Although preferred embodiments of the invention have been shown and described herein, it will be apparent to those skilled in the art that such embodiments are provided merely by way of example. Numerous changes, changes and substitutions will now be conceived by those of skill in the art without departing from the present invention. It should be understood that various alternatives of aspects of the invention described herein can be used in the practice of the invention. The following claims define the scope of the invention, and it is intended that the methods and structures within the scope of this claim and their equivalents are protected by it.

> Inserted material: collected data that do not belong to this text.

template <int NT, bool UNITS>
PLS_HD void seg_first_body(const SegJob &j, const SegParams &P, const SegCtlView &cv, int par, int f, unsigned char *smem)
{
    const SegCtl &ctl = j.ctl[par];
    if (cv.finished || cv.active != 1) return;
    const uint32_t W = j.W, bpp = j.bpp, nseg = j.nseg;
    const uint32_t sx = cv.start_x;
    if (sx >= W || sx == 0) return;
    const uint32_t first = sx / SEG_L;
    if (first + 1 >= nseg) return;
    const uint32_t E = UNITS ? seg_unit_of(P, f) : 1u, ulast = seg_umin((first / E) * E + E - 1u, nseg - 1u);
// ... 513 lines not shown
template <int RNT>
PLS_HD void seg_replay_body(const SegJob &j, const SegParams &P, const SegCtlView &cv, int par, int f, int grp, unsigned char *smem)
{
    const SegCtl &ctl = j.ctl[par];
    if (cv.finished) return;
    const bool lazy = f == 0 && cv.active == 2;
    if (!lazy && cv.active != 1) return;
    const uint32_t W = j.W, bpp = j.bpp, nseg = j.nseg;
    const uint32_t sx = cv.start_x;
    const uint32_t first = sx / SEG_L;
    const uint32_t seg0 = (uint32_t)grp * SEG_GRP, x0g = seg0 * SEG_L;
    const bool walk = !lazy && sx < W && seg0 + SEG_GRP > first;
    uint32_t *Hf = (uint32_t *)smem, *rank = Hf + 256, *lut = Hf + 512, *tw = Hf + 1024;
    SegPix *px = (SegPix *)(tw + SEG_TBL_WORDS);
    uint32_t *cnt = (uint32_t *)(px + SEG_GRP * SEG_L * 4);
    uint32_t *lane = cnt + SEG_GRP * 64;
    uint32_t *cwl = lane + SEG_GRP * SEG_PARTS * 4 * 2;
    uint32_t *oaL = cwl + SEG_REPLAY_THREADS * 4;
    uint32_t *rm = tw;
    uint32_t *red = rm + 768;
    uint32_t *h0s = red + 16;
    const uint32_t y = cv.y;
    const uint32_t *row = seg_row_orig(j, y), *nab = y ? j.img + (size_t)(y - 1u) * W : nullptr, *e0g = seg_e0(j, y);
    const uint32_t *oab = y ? seg_row_orig(j, y - 1u) : nullptr;
    const SegGeo G = seg_geo((int)cv.s);
    const bool adaptive = !j.row_filters || y == 0;
    PLS_THREADS(tid, RNT) {
        const bool walker = walk && tid < SEG_GRP * SEG_PARTS * 4;
        const int sl = tid / (SEG_PARTS * 4), part = (tid >> 2) % SEG_PARTS, c = tid & 3;
        const uint32_t sg = seg0 + (uint32_t)sl;
        const bool live = walker && sg < nseg && sg >= first && (uint32_t)c < bpp;
        const size_t sc = ((size_t)f * nseg + (live ? sg : 0u)) * 4 + c;
        const uint32_t d = live ? (uint32_t)j.dnout[sc] : SEG_INVALID;
        constexpr int NTW = (SEG_TBL_WORDS + RNT - 1) / RNT;
        uint32_t vt[NTW], vl = 0, vh = 0, vb = 0, vr = 0;
        PLS_UNROLL
        for (int q = 0; q < NTW; q++) { const int i = tid + q * RNT; vt[q] = (walk && i < SEG_TBL_WORDS) ? j.tables[(size_t)f * SEG_TBL_WORDS + i] : 0u; }
        if (walk && tid < 512) vl = P.lut_a[tid];
        if (walk && tid < 256) { vh = j.H0[par * 256 + tid]; vb = j.base[((size_t)par * SEG_NFILT + f) * 256 + tid]; vr = j.orig_rank[f * 256 + tid]; }
        const bool pixlane = tid < SEG_REPLAY_THREADS;
        const uint32_t x = pixlane ? x0g + (uint32_t)tid : W;
        const SegPixRaw vp = seg_pix_fetch(row, nab, e0g, x, W);
        const uint32_t voa = (!lazy && oab && x < W) ? oab[x] : 0u;
        uint32_t voa0 = 0, vol0 = 0;
        SegVec16 vw, vw0; vw.a = vw.b = vw.c = vw.d = 0u; vw0 = vw;
        if (!lazy && tid == 0 && x0g) { voa0 = oab ? oab[x0g - 1] : 0u; vol0 = row[x0g - 1]; if (x0g <= sx) vw0 = *(const SEG_AS_GLB SegVec16 *)(j.cand + ((size_t)f * W + x0g - 1) * 4); }
        if (!lazy && x < W && (x < sx || !walk)) vw = *(const SEG_AS_GLB SegVec16 *)(j.cand + ((size_t)f * W + x) * 4);
        uint32_t ck[SEG_PARTS - 1], ent = 0;
        PLS_UNROLL
        for (int q = 0; q < SEG_PARTS - 1; q++) ck[q] = 0xFFFFFFFFu;
        if (live) {
            if (d != SEG_INVALID && d < SEG_NSP) {
                PLS_UNROLL
                for (int q = 0; q < SEG_PARTS - 1; q++) ck[q] = j.rck[(sc * SEG_NSP + d) * (SEG_PARTS - 1) + q];
            }
            if (part == 0) ent = sg == first ? ctl.state[f][c] : j.entry[sc];
        }
        uint32_t st0 = 0, range = 0xFFFFFFFFu;
        if (live) {
            const uint32_t x0 = sg * SEG_L, xend = (uint32_t)seg_min((int)(x0 + SEG_L), (int)W);
            bool mine = part == 0;
            uint32_t xa = sg == first ? sx : x0;
            if (part == 0) st0 = ent;
            else {
                uint32_t ckp = 0xFFFFFFFFu;
                PLS_UNROLL
                for (int q = 0; q < SEG_PARTS - 1; q++) if (q == part - 1) ckp = ck[q];
                if (ckp != 0xFFFFFFFFu && x0 + (uint32_t)part * SEG_PL < xend && x0 + (uint32_t)part * SEG_PL > xa) { mine = true; st0 = ckp; xa = x0 + (uint32_t)part * SEG_PL; }
            }
            if (mine) {
                uint32_t xe = xend;
                PLS_UNROLL
                for (int q = SEG_PARTS - 1; q >= 1; q--)
                    if (q > part && ck[q - 1] != 0xFFFFFFFFu && x0 + (uint32_t)q * SEG_PL < xend && x0 + (uint32_t)q * SEG_PL > xa) xe = x0 + (uint32_t)q * SEG_PL;
                range = (xa - x0g) | ((xe - x0g) << 16);
                SEG_DEBUG_COUNT(part ? 1 : 0, xe - xa);
            }
        }
        if (tid < SEG_GRP * SEG_PARTS * 4) { lane[2 * tid] = st0; lane[2 * tid + 1] = range; }
        if (walk) {
            PLS_UNROLL
            for (int q = 0; q < NTW; q++) { const int i = tid + q * RNT; if (i < SEG_TBL_WORDS) tw[i] = vt[q]; }
            if (tid < 512) lut[tid] = vl;
            if (tid < 256) { Hf[tid] = vh + vb; rank[tid] = vr; }
            for (int i = tid; i < SEG_GRP * 64; i += RNT) cnt[i] = 0u;
        }
        if (pixlane) {
            seg_pix_split4(px + tid * 4, vp, bpp, x, W);
            oaL[tid + 1] = voa;
            cwl[tid * 4 + 0] = vw.a; cwl[tid * 4 + 1] = vw.b; cwl[tid * 4 + 2] = vw.c; cwl[tid * 4 + 3] = vw.d;
        }
        if (tid == 0) {
            oaL[0] = voa0; oaL[SEG_REPLAY_THREADS + 1] = vol0;
            oaL[SEG_REPLAY_THREADS + 2] = (vw0.a & 255u) | ((vw0.b & 255u) << 8) | ((vw0.c & 255u) << 16) | ((vw0.d & 255u) << 24);
        }
    }
    PLS_SYNC();
    if (walk) {
        PLS_THREADS(tid, RNT) {
            if (tid < SEG_GRP * SEG_PARTS * 4 && lane[2 * tid + 1] != 0xFFFFFFFFu) {
                const int sl = tid / (SEG_PARTS * 4), c = tid & 3;
                SegState st = seg_state_unpack(lane[2 * tid]);
                const uint32_t ra = lane[2 * tid + 1] & 0xffffu, re = lane[2 * tid + 1] >> 16;
                seg_walk(f, px + ra * 4 + c, 4, x0g + ra, x0g + re, st, SEG_LDS_CU32(tw), SEG_LDS_CU32(lut), Hf, rank, G, lut, P.bleed, cwl + ra * 4 + c, cnt + sl * 64);
            }
        }
        PLS_SYNC();
    }
    SegAcc &A = j.acc[par];
    PLS_THREADS(tid, RNT) { if (tid < 16) red[tid] = tid == 14 ? (0x80000000u ^ (uint32_t)(-(1 << 30))) : (tid == 15 ? (0x80000000u ^ (uint32_t)(1 << 30)) : 0u); }
    PLS_SYNC();
    {
        PLS_THREADS(tid, RNT) {
            if (walk && tid >= RNT - SEG_REPLAY_THREADS && tid < RNT - SEG_REPLAY_THREADS + 256) {
                const int b = tid - (RNT - SEG_REPLAY_THREADS);
                uint32_t tot = 0, cvs[SEG_GRP];
                PLS_UNROLL
                for (int sl = 0; sl < SEG_GRP; sl++) cvs[sl] = seg_cnt_get(cnt + sl * 64, b);
                PLS_UNROLL
                for (int sl = 0; sl < SEG_GRP; sl++) {
                    const uint32_t sg = seg0 + (uint32_t)sl;
                    if (sg < nseg && sg >= first) { j.segcnt[((size_t)f * nseg + sg) * 256 + b] = (uint16_t)cvs[sl]; tot += cvs[sl]; }
                }
                j.grpcnt[((size_t)f * j.ngrp + grp) * 256 + b] = tot;
            }
            const uint32_t x = (!lazy && tid < SEG_REPLAY_THREADS) ? x0g + (uint32_t)tid : W;
            uint64_t derr = 0; uint32_t hs[SEG_NFILT] = { 0, 0, 0, 0, 0 };
            if (x < W) {
                SegVec16 w; w.a = cwl[tid * 4 + 0]; w.b = cwl[tid * 4 + 1]; w.c = cwl[tid * 4 + 2]; w.d = cwl[tid * 4 + 3];
                if (walk && x >= sx) *(SEG_AS_GLB SegVec16 *)(j.cand + ((size_t)f * W + x) * 4) = w;
                uint32_t lw[4];
                if (tid) { PLS_UNROLL for (int c = 0; c < 4; c++) lw[c] = cwl[(tid - 1) * 4 + c] & 255u; }
                else {
                    uint32_t l0 = 0;
                    if (x0g && x0g <= sx) l0 = oaL[SEG_REPLAY_THREADS + 2];
                    else if (x0g) {
                        for (uint32_t c = 0; c < bpp; c++) l0 |= (walk ? (lane[2 * c] & 255u) : 0u) << (8 * c);
                        j.grpleft[(size_t)f * j.ngrp + grp] = l0;
                    }
                    PLS_UNROLL for (int c = 0; c < 4; c++) lw[c] = (l0 >> (8 * c)) & 255u;
                }
                const uint32_t wv[4] = { w.a, w.b, w.c, w.d };
                const uint32_t oav4 = oaL[tid + 1], odv4 = oaL[tid];
                for (uint32_t c = 0; c < bpp; c++) {
                    const int sh = 8 * (int)c;
                    const SegPix pc = px[tid * 4 + c];
                    const int back = (int)(wv[c] & 255u), nl = x ? (int)lw[c] : 0;
                    const int ov = (int)(pc.w & 255u), nav = (int)((pc.w >> 8) & 255u), ndv = (int)((pc.w >> 16) & 255u);
                    const int olv = tid ? (int)(px[(tid - 1) * 4 + c].w & 255u) : (int)((oaL[SEG_REPLAY_THREADS + 1] >> sh) & 255u);
                    const int oav = (int)((oav4 >> sh) & 255u), odv = (int)((odv4 >> sh) & 255u);
                    const int da = (oav - ov) - (nav - back), dd = (odv - ov) - (ndv - back), dl = (olv - ov) - (nl - back);
                    const uint32_t wgt = (bpp <= 2 && c == 0) ? 3u : 1u;
                    derr += (uint64_t)(wgt * (uint32_t)(da * da + dd * dd + dl * dl));
                    if (adaptive) {
                        const int preds[SEG_NFILT] = { 0, nl, nav, (nav + nl) >> 1, seg_paeth(nav, ndv, nl) };
                        for (int g = 0; g < SEG_NFILT; g++) { const int bb = (back - preds[g]) & 255; hs[g] += (uint32_t)(bb < 128 ? bb : 256 - bb); }
                    }
                }
            }
            derr = (uint64_t)pls_wave_sum_u32((uint32_t)derr);
            if (adaptive) for (int g = 0; g < SEG_NFILT; g++) hs[g] = pls_wave_sum_u32(hs[g]);
            if (PLS_WAVE_LEADER(tid)) {
                PLS_ATOMIC_ADD64((uint64_t *)&red[0], derr);
                if (adaptive) for (int g = 0; g < SEG_NFILT; g++) PLS_ATOMIC_ADD(&red[2 + g], hs[g]);
            }
        }
    }
    int R = -1;
    if (f == 0 && j.rowmm) {
        const int32_t *rmm = seg_rowmm(j, y);
        PLS_THREADS(tid, RNT) {
// ... 30 lines not shown
                        if (pc.w >> 24) hmax = h0s[0];
                        else hmax = rm[seg_min(seg_max((int)(pc.w & 255u) + pc.e0, -256), 511) + 256];
                        const uint32_t fr = hmax + rowbumps;
                        lb += 33u + (uint32_t)__builtin_clz(fr ? fr : 1u);
                    }
                }
                lb = pls_wave_sum_u64(lb);
                if (PLS_WAVE_LEADER(tid) && lb) PLS_ATOMIC_ADD64((uint64_t *)&red[10], lb);
            }
        }
    }
    PLS_SYNC();
    PLS_THREADS(tid, RNT) {
        if (tid == 0) {
            if (!lazy) {
                PLS_ATOMIC_ADD64(&A.derr[f], *(uint64_t *)&red[0]);
                if (adaptive) for (int g = 0; g < SEG_NFILT; g++) PLS_ATOMIC_ADD(&A.hs[f][g], red[2 + g]);
            }
            if (f == 0 && R >= 0) { PLS_ATOMIC_ADD64(&A.none_lb, *(uint64_t *)&red[10]); PLS_ATOMIC_ADD(&A.lb_valid, 1u); }
        }
    }
}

In one aspect, the invention provides:
(Item 1)
A composition comprising structured nucleic acid particles (SNAPs) that are covalently attached to a protein.
(Item 2)
The composition according to item 1, wherein the SNAP is bound to a solid support.
(Item 3)
Item 2. The composition according to item 2, wherein the SNAP is covalently bonded to a solid support.
(Item 4)
The composition according to item 2, wherein the SNAP is non-covalently bonded to a solid support.
(Item 5)
A composition comprising the nucleic acid SNAP covalently attached to a biomolecule.
(Item 6)
5. The composition of item 5, wherein the SNAP is attached to a solid support.
(Item 7)
Item 6. The composition according to item 6, wherein the SNAP is covalently bonded to a solid support.
(Item 8)
6. The composition of item 6, wherein the SNAP is non-covalently attached to a solid support.
(Item 9)
A composition comprising a solid support attached to a plurality of structured nucleic acid particles (SNAPs), wherein each of the plurality of SNAPs is bound to a biomolecule.
(Item 10)
Item 9. The composition according to item 9, wherein the plurality of SNAPs are arranged in an array.
(Item 11)
A method of binding a single protein to a binding site on a solid support.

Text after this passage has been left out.